Pada konteks inilah koalisi parpol harus diletakkan sebagai jalan transisi menuju pemerintahan solid, kuat dan efektif. Jalan transisi itu untuk mengakomodir sistem politik multipartai. Pada endingnya, ketika jalan transisi itu sudah dilalui, jalan berikutnya adalah melakukan perampingan atau diet terhadap parpol dengan cara-cara demokratis yakni membidanai lahirnya produk undang-undang yang bisa membatasi parpol dalam konstelasi politik nasional.
Melahirkan produk undang-undang untuk membatasi keberadaan parpol tidak lah dimaknai sebagai pembonsaian terhadap aspirasi dan kepentingan masyarakat sebagaimana terjadi pada era Orba. Perampingan atau diet parpol agar selaras dengan cita-cita membangun pemerintahan solid, kuat dan efektif disamping sebagai jalan merintis identitas model pemerintahan yang jelas dan berkarakter.
Tidak sedikit kelakar pengamat politik baik dalam negeri maupun luar negeri yang mengatakanan bahwa model pemerintahan Indonesia absurd, kabur, dan tidak memiliki jenis kelamin. Akibatnya pemerintahan menjadi mandul karena terkubur dalam lautan konflik kepentingan.

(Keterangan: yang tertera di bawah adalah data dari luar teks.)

## Replace static sample slicing with persistent blocks pulling a dynamic work queue

Replaces the fixed per-tile sample slicing with a host-built work list. Tail tiles are split into sample-range pieces, and a persistent grid sized by occupancy takes items through an atomic counter. Each partial piece writes to its own slot, and a reduce-slots kernel sums the slots of cut tiles only. The goal is better load balancing at the tail and less launch and reduction overhead. The cost is an atomic and a block barrier per work item, plus host work-list construction that is cached by a key.

```diff
diff --git a/racer_tracer_b200/csrc/rc_api.cu b/racer_tracer_b200/csrc/rc_api.cu
--- a/racer_tracer_b200/csrc/rc_api.cu
+++ b/racer_tracer_b200/csrc/rc_api.cu
@@ -95,7 +95,10 @@
     std::vector<std::pair<int, int>> array_dims;
     std::vector<cudaTextureObject_t> tex;
     DevBuf<float> accum;
-    DevBuf<float> slice_buf;
+    DevBuf<int4> work;
+    std::vector<int4> work_items, work_cut;
+    int work_slots = 0;
+    long long work_key[5] = {-1, -1, -1, -1, -1};
     DevBuf<double> out64;
     DevBuf<double> pp_in, pp_mapped;
     DevBuf<uint8_t> pp_rgba;
@@ -303,13 +306,19 @@
     return RC_OK;
 }
 
+int persistent_grid(const KParams& kp, int blocks, int per_sm, int sm_count) {
+    return kp.n_items > 0 ? std::min(blocks, std::max(per_sm, 1) * sm_count) : blocks;
+}
+
 template <int MODE, bool TEX>
-int launch_mega_mode(const KParams& kp, float* accum, int sampler, int rounds, int blocks, size_t smem, cudaStream_t st) {
+int launch_mega_mode(const KParams& kp, float* accum, int sampler, int rounds, int blocks, int sm_count, size_t smem, cudaStream_t st) {
 #define RC_LAUNCH(S, R)                                                                         \
     do {                                                                                        \
         int rc__ = set_smem(megakernel_render<MODE, S, R, TEX>, smem);                          \
         if (rc__ != RC_OK) return rc__;                                                         \
-        megakernel_render<MODE, S, R, TEX><<<blocks, RT_BLOCK, smem, st>>>(kp, accum);          \
+        int per_sm__ = 0;                                                                       \
+        CUDA_TRY(cudaOccupancyMaxActiveBlocksPerMultiprocessor(&per_sm__, megakernel_render<MODE, S, R, TEX>, RT_BLOCK, smem)); \
+        megakernel_render<MODE, S, R, TEX><<<persistent_grid(kp, blocks, per_sm__, sm_count), RT_BLOCK, smem, st>>>(kp, accum); \
     } while (0)
     if (rounds == 7) { if (sampler == RC_SAMPLER_REJECTION) RC_LAUNCH(1, 7); else RC_LAUNCH(0, 7); }
     else { if (sampler == RC_SAMPLER_REJECTION) RC_LAUNCH(1, 10); else RC_LAUNCH(0, 10); }
@@ -319,20 +328,23 @@
 }
 
 template <int MODE, bool TEX>
-int launch_moments_mode(const KParams& kp, float* accum, int blocks, size_t smem, cudaStream_t st, const uint8_t* active, float* round_m2) {
+int launch_moments_mode(const KParams& kp, float* accum, int blocks, int sm_count, size_t smem, cudaStream_t st, const uint8_t* active,
+                        float* round_m2) {
     int rc = set_smem(megakernel_moments<MODE, TEX>, smem);
     if (rc != RC_OK) return rc;
-    megakernel_moments<MODE, TEX><<<blocks, RT_BLOCK, smem, st>>>(kp, accum, active, round_m2);
+    int per_sm = 0;
+    CUDA_TRY(cudaOccupancyMaxActiveBlocksPerMultiprocessor(&per_sm, megakernel_moments<MODE, TEX>, RT_BLOCK, smem));
+    megakernel_moments<MODE, TEX><<<persistent_grid(kp, blocks, per_sm, sm_count), RT_BLOCK, smem, st>>>(kp, accum, active, round_m2);
     CUDA_TRY(cudaGetLastError());
     return RC_OK;
 }
 
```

Selama ini, kalangan yang melihat sistem multipartai tidak menjadi soal dan bukan masalah yang serius, kerap beragumen bahwa inilah identitas, corak, dan karakter demokrasi kita, representasi dari keberagaman bangsa, dan harus berbeda dengan praktek-praktek demokrasi lainnya. Sayangnya, keunikan itu tidak membawa kemaslahatan dan kemajuan bangsa alias tidak produktif.
Akhirnya, selain membumikan seruan agar elit-elit politik membangun koalisi solid, kuat, dan efektif dengan dilandasi semangat persamaan ideologi, wacana perampingan atau diet parpol mendesak untuk disuarakan. Saatnya untuk tidak lagi terlena dengan jargon keunikan sistem politik sebagai kekhasan dan karakter demokrasi Indonesia. Multipartai sama sekali tidak produktif menuntun cita-cita terbentuknya model pemerintahan yang seimbang dan ideal, yakni terciptanya pemerintahan presidensil.